Tuesday, July 14, 2009

Culinary Incubator Moving

The Colton Studios experiment is over as of July 30th.

The rebuilding of the Kitchen at Colton was an incredible example of individuals and organizations working to build a kitchen for local Recovery School District students for them to work with local cooks and chefs, but now it is basically over before it had a chance to start (at the Colton location).

We are moving on and hope to be up and running in our new location by the new year (and this time we will have a 2 year lease!). There is more to come on that front, with a new blog to be launched soon.

I'm dedicating the rest of the Colton Kitchen blog to the incredible volunteers that came and donated their time and energy to get New Orlean's 1st culinary incubator up and running.

To all those volunteers who gave their time, to all the companies who donated equipment, to the Krewe De Foodre members who worked week after week to make this happen, your work is an investment in the future of this program.

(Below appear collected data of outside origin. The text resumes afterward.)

+  const long long yoff = p.step_ptr ? (long long)(*p.step_ptr) * p.out_step_stride : 0;
+  float bias_v[NE], res_v[NE];
+#pragma unroll
+  for (int e = 0; e < NE; ++e) {
+    const int st = (wave >> 2) + WG * e;
+    const int m = mbase + (st / TN) * 16 + q * 4 + (wave & 3), nn = nbase + (st % TN) * 16 + r;
+    const bool ok = m < p.M && nn < p.N;
+    bias_v[e] = p.bias && ok ? p.bias[nn] : 0.f;
+    res_v[e] = p.res && ok ? p.res[(size_t)m * p.ldres + nn] : 0.f;
+  }
+  float4 g4[NCH], b4[NCH];
+  if (p.ln_g) {
+#pragma unroll
+    for (int c = 0; c < NCH; ++c) {
+      g4[c] = *reinterpret_cast<const float4*>(p.ln_g + k0 + c * 16);
+      b4[c] = *reinterpret_cast<const float4*>(p.ln_b + k0 + c * 16);
+    }
+  }
+  float4 a[TMW][NCH], b[TN][NCH];
+#pragma unroll
+  for (int i = 0; i < TMW; ++i) {
+    const int m = mbase + (i0 + i) * 16 + r;
+    const bool mok = m < p.M;
+    const float* src = p.x + (size_t)(mok ? m : 0) * p.ldx + k0;
+#pragma unroll
+    for (int c = 0; c < NCH; ++c) {
+      a[i][c] = *reinterpret_cast<const float4*>(src + c * 16);
+      if (!mok) a[i][c] = make_float4(0.f, 0.f, 0.f, 0.f);
+    }
+  }
+#pragma unroll
+  for (int c = 0; c < NCH; ++c) {
+#pragma unroll
+    for (int j = 0; j < TN; ++j) {
+      const int n = nbase + j * 16 + r;
+      const bool nok = n < p.N;
+      b[j][c] = *reinterpret_cast<const float4*>(p.w + (size_t)(nok ? n : 0) * (p.wld ? p.wld : p.K) + k0 + c * 16);
+      if (!nok) b[j][c] = make_float4(0.f, 0.f, 0.f, 0.f);
+    }
+  }
+
+  if (p.ln_g) {
+    const float invK = 1.f / (float)p.K;
+#pragma unroll
+    for (int i = 0; i < TMW; ++i) {
+      float s = 0.f;
+#pragma unroll
+      for (int c = 0; c < NCH; ++c) s += (a[i][c].x + a[i][c].y) + (a[i][c].z + a[i][c].w);
+      s += __shfl_xor(s, 16, 64);
+      s += __shfl_xor(s, 32, 64);
+      if (q == 0) stat[w][(i0 + i) * 16 + r] = s;
+    }
+    __syncthreads();
+    if (tid < ROWS) {
+      float t = 0.f;
+#pragma unroll
+      for (int ww = 0; ww < NW; ++ww) t += stat[ww][tid];
+      s_mean[tid] = t * invK;
+    }
+    __syncthreads();
+#pragma unroll
+    for (int i = 0; i < TMW; ++i) {
+      const float mu = s_mean[(i0 + i) * 16 + r];
+      float s = 0.f;
+#pragma unroll
+      for (int c = 0; c < NCH; ++c) {
+        a[i][c].x -= mu; a[i][c].y -= mu; a[i][c].z -= mu; a[i][c].w -= mu;
+        s += (a[i][c].x * a[i][c].x + a[i][c].y * a[i][c].y) + (a[i][c].z * a[i][c].z + a[i][c].w * a[i][c].w);
+      }
+      s += __shfl_xor(s, 16, 64);
+      s += __shfl_xor(s, 32, 64);
+      if (q == 0) stat[w][(i0 + i) * 16 + r] = s;
+    }
+    __syncthreads();
+    if (tid < ROWS) {
+      float t = 0.f;
+#pragma unroll
+      for (int ww = 0; ww < NW; ++ww) t += stat[ww][tid];
+      s_rstd[tid] = 1.f / sqrtf(t * invK + p.ln_eps);
+    }
+    __syncthreads();
+#pragma unroll
+    for (int i = 0; i < TMW; ++i) {
+      const float rs = s_rstd[(i0 + i) * 16 + r];
+#pragma unroll
+      for (int c = 0; c < NCH; ++c) {
+        a[i][c].x = a[i][c].x * rs * g4[c].x + b4[c].x;
+        a[i][c].y = a[i][c].y * rs * g4[c].y + b4[c].y;
+        a[i][c].z = a[i][c].z * rs * g4[c].z + b4[c].z;
+        a[i][c].w = a[i][c].w * rs * g4[c].w + b4[c].w;
+      }
+    }
+    if (p.ln_out) {
+#pragma unroll
+      for (int i = 0; i < TMW; ++i) {
+        const int m = mbase + (i0 + i) * 16 + r;
+#pragma unroll
+        for (int c = 0; c < NCH; ++c) {
+          const int k = k0 + c * 16;
+          if (m < p.M && k / COLS == (int)blockIdx.x) *reinterpret_cast<float4*>(p.ln_out + (size_t)m * p.K + k) = a[i][c];
+        }
+      }
+    }
+  }
+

We all proved that we could build a kitchen and feed hundreds of people during the Jazz Fest afterparty at Colton.
Even though our time was not enough to work with the students, we will be working with local high school students in the future and continuing the program that inspired us all to do what we did with the Colton Kitchen.

Wednesday, April 22, 2009

Stripped Kitchen

The building of the kitchen has been a roller coaster of inspiration, mixed with dissolution the last three months. I haven't blogged because building a kitchen with no money is a methodical march with few milestones (except the brilliant volunteer experiences).

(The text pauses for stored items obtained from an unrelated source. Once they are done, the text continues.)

template <int ITEMS, int R, bool EXT = false, bool RAGGED = false>
__device__ __forceinline__ void sample_rows_cta(const SampleArgs& p, const ptts_gen_params& g, const int64_t* __restrict__ forced,
                                                int row0, int stride, int n_rows, int cur_len, ptts_sampling_ext x = {},
                                                SampleOut o = {}, ptts_logits_ext lx = {}) {
  static_assert(R >= 1 && R <= SMP_MAX_ROWS, "rows per pass");
  SmpScratch& sc = smp_scratch();
  float (&s_f)[2][SMP_MAX_ROWS][SMP_WARPS] = sc.f;
  int (&s_i)[2][SMP_MAX_ROWS][SMP_WARPS] = sc.i;
  int (&s_z)[2][SMP_MAX_ROWS][SMP_WARPS] = sc.z;
  const int tid = threadIdx.x, lane = tid & 31, warp = tid >> 5;
  int buf = 0;
  auto cta_sum_i = [&](int (&v)[R]) {
#pragma unroll
    for (int r = 0; r < R; r++) {
      const int w = __reduce_add_sync(0xffffffffu, v[r]);
      if (lane == 0) s_i[buf][r][warp] = w;
    }
    __syncthreads();
#pragma unroll
    for (int r = 0; r < R; r++) {
      int a = 0;
#pragma unroll
      for (int w = 0; w < SMP_WARPS; w++) a += s_i[buf][r][w];
      v[r] = a;
    }
    buf ^= 1;
  };
  auto cta_sum_f = [&](float (&v)[R]) {
#pragma unroll
    for (int r = 0; r < R; r++) {
      const float w = warp_sum(v[r]);
      if (lane == 0) s_f[buf][r][warp] = w;
    }
    __syncthreads();
#pragma unroll
    for (int r = 0; r < R; r++) {
      float a = 0.f;
#pragma unroll
      for (int w = 0; w < SMP_WARPS; w++) a += s_f[buf][r][w];
      v[r] = a;
    }
    buf ^= 1;
  };
  auto cta_max_f = [&](float (&v)[R]) {
#pragma unroll
    for (int r = 0; r < R; r++) {
      const float w = warp_max(v[r]);
      if (lane == 0) s_f[buf][r][warp] = w;
    }
    __syncthreads();
#pragma unroll
    for (int r = 0; r < R; r++) {
      float a = s_f[buf][r][0];
#pragma unroll
      for (int w = 1; w < SMP_WARPS; w++) a = fmaxf(a, s_f[buf][r][w]);
      v[r] = a;
    }
    buf ^= 1;
  };

  int row[R];
  bool valid[R];
  int col[R];
  float v[R][ITEMS];
#pragma unroll
  for (int r = 0; r < R; r++) {
    row[r] = row0 + r * stride;
    valid[r] = row[r] < n_rows;
    col[r] = cur_len - ((RAGGED && valid[r]) ? row_shift(p.shift, row[r] / p.K) : 0);
#pragma unroll
    for (int j = 0; j < ITEMS; j++) {
      const int i = tid + SMP_THREADS * j;
      v[r][j] = (valid[r] && i < p.V) ? __ldcg(p.logits + (size_t)row[r] * p.V + i) : -INFINITY;
    }
  }
  auto out_row = [&](float* base, int r) -> float* {
    const int step = cur_len - (g.input_len > 1 ? g.input_len : 1);
    if (base == nullptr || !valid[r] || step < o.first_step || step - o.first_step >= o.n_steps) return nullptr;
    return base + (int64_t)(step - o.first_step) * o.step_stride + (int64_t)row[r] * p.V;
  };
  if constexpr (EXT) {
#pragma unroll
    for (int r = 0; r < R; r++) {
      if (float* dst = out_row(o.logits, r)) {
#pragma unroll
        for (int j = 0; j < ITEMS; j++) {
          const int i = tid + SMP_THREADS * j;
          if (i < p.V) __stcs(dst + i, v[r][j]);
// ... 34 lines not shown
#pragma unroll
  for (int r = 0; r < R; r++) {
    forced_bos[r] = EXT && lx.forced_bos_token_id >= 0 && col[r] == 1;
    const int sh = cur_len - col[r];
    const int begin = lx.begin_index - sh + ((sh > 0 && g.input_len - sh == 1 && lx.forced_bos_token_id >= 0) ? 1 : 0);
    begin_sup[r] = EXT && lx.begin_suppress != nullptr && col[r] == begin;
  }
  if constexpr (EXT) {
    if (lx.n_seq > 0) {
      SmpSeq& sq = smp_seq();
#pragma unroll
      for (int r = 0; r < R; r++) {
        for (int q = tid; q < lx.n_seq; q += SMP_THREADS) {
          const int32_t* e = lx.seq + q * (1 + PTTS_SEQ_BIAS_MAX_LEN);
          const int len = e[0];
          int last = -1;
          if (valid[r] && len >= 2 && len <= PTTS_SEQ_BIAS_MAX_LEN && len <= col[r]) {
            const int64_t* h = p.raw_ids + (size_t)row[r] * p.raw_ld + col[r] - (len - 1);
            bool match = true;
            for (int t = 0; t < len - 1 && match; t++) match = h[t] == e[1 + t];
            if (match) last = e[len];
          }
          sq.last[r][q] = last;
          if (r == 0) sq.bias[q] = lx.seq_bias[q];
        }
      }
      __syncthreads();
    }
  }
#pragma unroll
  for (int r = 0; r < R; r++) {
    const int b = row[r] / p.K, k = row[r] - b * p.K;
    bool mask_eos = false;
    if (cur_len - (g.input_len > 1 ? g.input_len : 1) < g.min_new_tokens) mask_eos = true;
    const bool mask_min = mask_eos;
    bool mask_par = false;
    if (valid[r]) {
      const int par = cur_len & 1;
      int fu = p.first_unf[par * p.B + b];
      const int es = __ldcg(p.eos_seen + fu);
      if (es > 0 && es <= col[r] && fu < b * p.K + p.K - 1) fu++;
      if (k == 0 && tid == 0) p.first_unf[(par ^ 1) * p.B + b] = fu;
      if (row[r] > fu) mask_eos = mask_par = true;
    }
    if (seq_bias || forced_bos[r] || forced_eos || decay || (EXT && lx.remove_invalid_values)) {
      const float mult = decay ? __ldg(lx.decay + cur_len) : 0.f;
#pragma unroll
      for (int j = 0; j < ITEMS; j++) {
        const int i = tid + SMP_THREADS * j;
        if (i >= p.V) continue;
        float y = v[r][j];
        if (seq_bias) {
          float bs = lx.bias1 != nullptr ? __fadd_rn(0.f, __ldg(lx.bias1 + i)) : 0.f;
          for (int q = 0; q < lx.n_seq; q++)
            if (smp_seq().last[r][q] == i) bs = __fadd_rn(bs, smp_seq().bias[q]);
          y = __fadd_rn(y, bs);
        }
        if (bans && ((smp_bans()[r][i >> 5] >> (i & 31)) & 1u)) y = -INFINITY;
        if (mask_min && i == p.eos) y = -INFINITY;
        if (forced_bos[r]) y = (i == lx.forced_bos_token_id) ? 0.f : -INFINITY;
        if (forced_eos) y = (i == lx.forced_eos_token_id) ? 0.f : -INFINITY;
        if (lx.remove_invalid_values) y = (y != y) ? 0.f : (y == INFINITY ? FLT_MAX : (y == -INFINITY ? -FLT_MAX : y));
        if (decay) y = __fadd_rn(y, i == p.eos ? __fmul_rn(fabsf(y), mult) : 0.f);
        if (lx.suppress != nullptr && bitmap_has(lx.suppress, i)) y = -INFINITY;
        if (begin_sup[r] && bitmap_has(lx.begin_suppress, i)) y = -INFINITY;
        if (mask_par && i == p.eos) y = -INFINITY;
        if (g.suppress_special && i >= g.codebook_size) y = -INFINITY;
        v[r][j] = y;
      }
      continue;
    }
#pragma unroll
    for (int j = 0; j < ITEMS; j++) {
      const int i = tid + SMP_THREADS * j;
      if (mask_eos && i == p.eos) v[r][j] = -INFINITY;
      if (g.suppress_special && i >= g.codebook_size) v[r][j] = -INFINITY;
      if constexpr (EXT) {
        if (bans && ((smp_bans()[r][i >> 5] >> (i & 31)) & 1u)) v[r][j] = -INFINITY;
        if (i < p.V && lx.suppress != nullptr && bitmap_has(lx.suppress, i)) v[r][j] = -INFINITY;
        if (i < p.V && begin_sup[r] && bitmap_has(lx.begin_suppress, i)) v[r][j] = -INFINITY;
      }
    }
  }
  int tok[R];
#pragma unroll
  for (int r = 0; r < R; r++) tok[r] = 0;
  const bool renorm = EXT && lx.renormalize_logits;
  float n_max[R], n_log[R];
  if (g.do_sample) {
    if (g.temperature != 1.0f) {
#pragma unroll
      for (int r = 0; r < R; r++)
#pragma unroll
        for (int j = 0; j < ITEMS; j++) v[r][j] = v[r][j] / g.temperature;
    }
    if (g.top_k > 0) {
      const int kk = g.top_k < p.V ? g.top_k : p.V;
      uint32_t key[R][ITEMS];
      uint32_t th[R];
#pragma unroll
      for (int r = 0; r < R; r++) {
        th[r] = 0;
#pragma unroll
        for (int j = 0; j < ITEMS; j++) key[r][j] = (tid + SMP_THREADS * j < p.V) ? fkey(v[r][j]) : 0u;
      }
      for (int bit = 31; bit >= 0; bit--) {
        int cnt[R];
#pragma unroll
        for (int r = 0; r < R; r++) {
          const uint32_t cand = th[r] | (1u << bit);
          cnt[r] = 0;
#pragma unroll
          for (int j = 0; j < ITEMS; j++) cnt[r] += (key[r][j] >= cand) ? 1 : 0;
        }
        cta_sum_i(cnt);
#pragma unroll
        for (int r = 0; r < R; r++)
          if (cnt[r] >= kk) th[r] |= (1u << bit);
      }
#pragma unroll
      for (int r = 0; r < R; r++)
#pragma unroll
        for (int j = 0; j < ITEMS; j++)
          if (fkey(v[r][j]) < th[r]) v[r][j] = -INFINITY;
    }
    float m[R];
#pragma unroll
    for (int r = 0; r < R; r++) {
      m[r] = -INFINITY;
#pragma unroll
      for (int j = 0; j < ITEMS; j++) m[r] = fmaxf(m[r], v[r][j]);
    }
    cta_max_f(m);
    float e[R][ITEMS];
    float s[R];
#pragma unroll
    for (int r = 0; r < R; r++) {
      s[r] = 0.f;
#pragma unroll
      for (int j = 0; j < ITEMS; j++) { e[r][j] = expf(v[r][j] - m[r]); s[r] += e[r][j]; }
    }
    cta_sum_f(s);
    if (g.top_p < 1.0f) {
      uint32_t th[R];
#pragma unroll
      for (int r = 0; r < R; r++) th[r] = 0;
      for (int bit = 31; bit >= 0; bit--) {
        float c[R];
#pragma unroll
        for (int r = 0; r < R; r++) {
          const uint32_t cand = th[r] | (1u << bit);
          c[r] = 0.f;
#pragma unroll
          for (int j = 0; j < ITEMS; j++) c[r] += (fkey(v[r][j]) <= cand) ? e[r][j] : 0.f;
        }
        cta_sum_f(c);
#pragma unroll
        for (int r = 0; r < R; r++)
          if (c[r] <= (1.0f - g.top_p) * s[r]) th[r] |= (1u << bit);
      }
#pragma unroll
      for (int r = 0; r < R; r++) {
        const uint32_t kmax = fkey(m[r]);
        s[r] = 0.f;
#pragma unroll
        for (int j = 0; j < ITEMS; j++) {
          const uint32_t key = fkey(v[r][j]);
          if (key <= th[r] && key != kmax) { v[r][j] = -INFINITY; e[r][j] = 0.f; }
          s[r] += e[r][j];
        }
      }
      cta_sum_f(s);
    }
    if constexpr (EXT) {
      auto drop_where = [&](auto&& remove) {
#pragma unroll
        for (int r = 0; r < R; r++) {
          const float inv = 1.0f / s[r];
          s[r] = 0.f;
#pragma unroll
          for (int j = 0; j < ITEMS; j++) {
            if (remove(r, j, inv)) { v[r][j] = -INFINITY; e[r][j] = 0.f; }
            s[r] += e[r][j];
          }
        }
        cta_sum_f(s);
      };
      auto entropy = [&](float (&ent)[R], float (&lse)[R]) {
#pragma unroll
        for (int r = 0; r < R; r++) {
          lse[r] = m[r] + logf(s[r]);
          ent[r] = 0.f;
#pragma unroll
          for (int j = 0; j < ITEMS; j++)
            if (v[r][j] > -INFINITY) { const float lp = v[r][j] - lse[r]; ent[r] += lp * expf(lp); }
        }
        cta_sum_f(ent);
#pragma unroll
        for (int r = 0; r < R; r++) ent[r] = -ent[r];
      };
      if (x.min_p > 0.f)
        drop_where([&](int r, int j, float inv) { return e[r][j] * inv < x.min_p * inv; });
      if (x.typical_p < 1.0f) {
        float ent[R], lse[R];
        entropy(ent, lse);
        uint32_t key[R][ITEMS], th[R];
#pragma unroll
        for (int r = 0; r < R; r++) {
          th[r] = 0;
#pragma unroll
          for (int j = 0; j < ITEMS; j++) key[r][j] = fkey(v[r][j] > -INFINITY ? fabsf(lse[r] - v[r][j] - ent[r]) : INFINITY);
        }
        for (int bit = 31; bit >= 0; bit--) {
          float c[R];
#pragma unroll
          for (int r = 0; r < R; r++) {
            const uint32_t cand = th[r] | (1u << bit);
            c[r] = 0.f;
#pragma unroll
            for (int j = 0; j < ITEMS; j++) c[r] += (key[r][j] <= cand) ? e[r][j] : 0.f;
          }
          cta_sum_f(c);
#pragma unroll
          for (int r = 0; r < R; r++)
            if (c[r] < x.typical_p * s[r]) th[r] |= (1u << bit);
        }
        drop_where([&](int r, int j, float) { return th[r] != 0xffffffffu && key[r][j] > th[r] + 1u; });
      }
      if (x.epsilon_cutoff > 0.f)
        drop_where([&](int r, int j, float inv) { return e[r][j] * inv < x.epsilon_cutoff && v[r][j] < m[r]; });
      if (x.eta_cutoff > 0.f) {
        float ent[R], lse[R];
        entropy(ent, lse);
        drop_where([&](int r, int j, float inv) {
          return e[r][j] * inv < fminf(x.eta_cutoff, sqrtf(x.eta_cutoff) * expf(-ent[r])) && v[r][j] < m[r];
        });
      }
    }
    float target[R], carry[R];
    int found[R], last_nz[R];
#pragma unroll
    for (int r = 0; r < R; r++) {
      target[r] = philox_uniform(g.seed, (uint32_t)(row[r] + g.row_base), (uint32_t)col[r]) * s[r];
      carry[r] = 0.f; found[r] = -1; last_nz[r] = -1;
    }
#pragma unroll
    for (int j = 0; j < ITEMS; j++) {
      float x[R];
#pragma unroll
      for (int r = 0; r < R; r++) {
        x[r] = e[r][j];
#pragma unroll
        for (int o = 1; o < 32; o <<= 1) {
          const float y = __shfl_up_sync(0xffffffffu, x[r], o);
          if (lane >= o) x[r] += y;
        }
        if (lane == 31) s_f[buf][r][warp] = x[r];
      }
      __syncthreads();
      float tot[R];
#pragma unroll
      for (int r = 0; r < R; r++) {
        float base = carry[r];
        tot[r] = carry[r];
#pragma unroll
        for (int w = 0; w < SMP_WARPS; w++) {
          const float tw = s_f[buf][r][w];
          if (w < warp) base += tw;
          tot[r] += tw;
        }
        const float cum = base + x[r];
        const unsigned hit = __ballot_sync(0xffffffffu, cum > target[r] && e[r][j] > 0.f);
        const unsigned nz = __ballot_sync(0xffffffffu, e[r][j] > 0.f);
        if (lane == 0) {
          s_i[buf][r][warp] = hit ? SMP_THREADS * j + 32 * warp + (__ffs(hit) - 1) : 0x7fffffff;
          s_z[buf][r][warp] = nz ? SMP_THREADS * j + 32 * warp + (31 - __clz(nz)) : -1;
        }
      }
      __syncthreads();
#pragma unroll
      for (int r = 0; r < R; r++) {
        int first = 0x7fffffff, lastz = -1;
#pragma unroll
        for (int w = 0; w < SMP_WARPS; w++) { first = min(first, s_i[buf][r][w]); lastz = max(lastz, s_z[buf][r][w]); }
        if (found[r] < 0 && first != 0x7fffffff) found[r] = first;
        if (lastz >= 0) last_nz[r] = lastz;
        carry[r] = tot[r];
      }
      buf ^= 1;
    }
#pragma unroll
    for (int r = 0; r < R; r++) tok[r] = found[r] >= 0 ? found[r] : last_nz[r];
    if constexpr (EXT) {
#pragma unroll
      for (int r = 0; r < R; r++) {
        if (tok[r] < 0) tok[r] = 0;
        n_max[r] = m[r];
        n_log[r] = logf(s[r]);
      }
    }
  } else {
#pragma unroll
    for (int r = 0; r < R; r++) {
      float m = -INFINITY;
      int mi = 0x7fffffff;
#pragma unroll
      for (int j = 0; j < ITEMS; j++) {
        const int i = tid + SMP_THREADS * j;
        if (i < p.V && (v[r][j] > m || (v[r][j] == m && i < mi))) { m = v[r][j]; mi = i; }
      }
#pragma unroll
      for (int o = 16; o > 0; o >>= 1) {
        const float om = __shfl_xor_sync(0xffffffffu, m, o);
        const int oi = __shfl_xor_sync(0xffffffffu, mi, o);
        if (om > m || (om == m && oi < mi)) { m = om; mi = oi; }
      }
      if (lane == 0) { s_f[buf][r][warp] = m; s_i[buf][r][warp] = mi; }
    }
    __syncthreads();
#pragma unroll
    for (int r = 0; r < R; r++) {
      float m = s_f[buf][r][0];
      int mi = s_i[buf][r][0];
#pragma unroll
      for (int w = 1; w < SMP_WARPS; w++) {
        const float om = s_f[buf][r][w];
        const int oi = s_i[buf][r][w];
        if (om > m || (om == m && oi < mi)) { m = om; mi = oi; }
      }
      tok[r] = mi;
    }
    buf ^= 1;
    if (renorm) {
#pragma unroll
      for (int r = 0; r < R; r++) {
        n_max[r] = -INFINITY;
#pragma unroll
        for (int j = 0; j < ITEMS; j++) n_max[r] = fmaxf(n_max[r], v[r][j]);
      }
      cta_max_f(n_max);
#pragma unroll
      for (int r = 0; r < R; r++) {
        n_log[r] = 0.f;
#pragma unroll
        for (int j = 0; j < ITEMS; j++) n_log[r] += expf(v[r][j] - n_max[r]);
      }
      cta_sum_f(n_log);
#pragma unroll
      for (int r = 0; r < R; r++) n_log[r] = logf(n_log[r]);
    }
  }
  if (renorm) {
#pragma unroll
    for (int r = 0; r < R; r++)
#pragma unroll
      for (int j = 0; j < ITEMS; j++) v[r][j] = (v[r][j] - n_max[r]) - n_log[r];
  }
#pragma unroll
  for (int r = 0; r < R; r++) {
    if (!valid[r]) continue;
#pragma unroll
    for (int j = 0; j < ITEMS; j++) {
      const int i = tid + SMP_THREADS * j;
      if (i < p.V) p.scores[(size_t)row[r] * p.V + i] = v[r][j];
    }
    if constexpr (EXT) {
      if (float* dst = out_row(o.scores, r)) {
#pragma unroll
        for (int j = 0; j < ITEMS; j++) {
          const int i = tid + SMP_THREADS * j;
          if (i < p.V) __stcs(dst + i, v[r][j]);
        }
      }
    }
  }
  int my_tok = 0, my_row = 0, my_col = 0;
  bool my_valid = false;
#pragma unroll
  for (int r = 0; r < R; r++)
    if (tid == r) { my_tok = tok[r]; my_row = row[r]; my_valid = valid[r]; my_col = col[r]; }
  if (tid < R && my_valid) {
    const int b = my_row / p.K, k = my_row - b * p.K;
    int t = my_tok;
    if (forced != nullptr) t = (int)forced[my_row];
    if (!t_unf) t = p.pad;
    p.raw_ids[(size_t)my_row * p.raw_ld + my_col] = t;
    if (t == p.eos && t_es == 0) p.eos_seen[my_row] = my_col + 1;
    const int new_len = cur_len + 1;
    const int done = (t == p.eos) || (new_len >= g.max_length);
    const int still_unfinished = t_unf && !done;
    p.unfinished[my_row] = still_unfinished;
    const int sh = cur_len - my_col;
    const int Lb = g.max_length - sh, nb = g.input_len - sh;
    int nxt = t;
    if (Lb >= 2 * p.K - 1) {
      const bool is_bos = my_col <= k;
      const bool is_pad = (my_col - k) >= (Lb - p.K + 1);
      if (is_bos || is_pad) nxt = (is_bos ? p.bos : 0) + (is_pad ? p.pad : 0);
      else if (nb > 1 && my_col - nb < k) nxt = (int)p.prefix_cells[(size_t)my_row * (p.K - 1) + (my_col - nb)];
    }
    p.cur_ids[my_row] = nxt;
    if (still_unfinished) atomicAdd(&p.ctrl->n_unfinished, 1);
  }
  __syncthreads();
}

School kitchens have been systematically stripped of any bit of equipment that would make them useful for anything but reheating food from the hub kitchen. At the beginning of this project I assumed they did this in a passive capacity, but there is so much that has been taken from this kitchen that i have to assume that their goal was to make all school kitchens completely useless for cooking.
I don't know if the transition happened over years, of if someone just came by one day and took all of the cooking tools out of the place, but I can't cook in there. here's a list of what the kitchen had to cook with when I walked in:
4 blodgett convection ovens, 1 huge steam kettle, a steamer... that's it.
what had been there was a commercial dishwasher (the hookups are there), a hobart mixer (they left the attachments), and I'd have to assume, at one time, a stove and refrigeration.
Even the bare concrete floors make the place illegal to cook in.
and there is no fire suppression system which = no open flames.
Our public schools don't have kitchens, they have reheating stations. Which makes it almost impossible to turn them into working kitchens unless one has what we have, a closed school and alot of time.
The experiment continues...

Wednesday, January 28, 2009

Thanks to Viking Range Corporation!!!

Inferno Studios (down the street from Colton) offered us a free Viking Range, if we could move it out - and we did - and it was ours. Susan Spicer called up Viking to see if they could help us get it up and running. They sent their tech guy out, who said is was beyond repair. Then Viking called us up and said they'd be sending us a new one to replace it!!!

Thanks Viking Range, for helping out the Colton kitchen!

The video is of us moving the beast over from Inferno.

Monday, January 26, 2009




























Alot Has Happened...
since the last post!

Yes, I am an irresponsible blogger.

The kitchen has had 2 groups of amazing volunteers. First off it was the National Restaurant Association, 150 of them helping throughout the school and about 15 in the kitchen. They did a great job and caught us up on the scraping before the big paint (that will happen in a couple of days). The other group was from Tulane. Again, great job, alota help.
Glen was the foreman both days and did a great job of lineing everyone up. Joe, Eric, Nat, and I rounded out the crew. A couple more service folk are on board the Krewe De Foodre, Coy LeBeau and Cerulleal Satrinine. Coy is a chef and Cerulleal has been reading up on her native poultry breeds (fresh eggs from out back anyone?).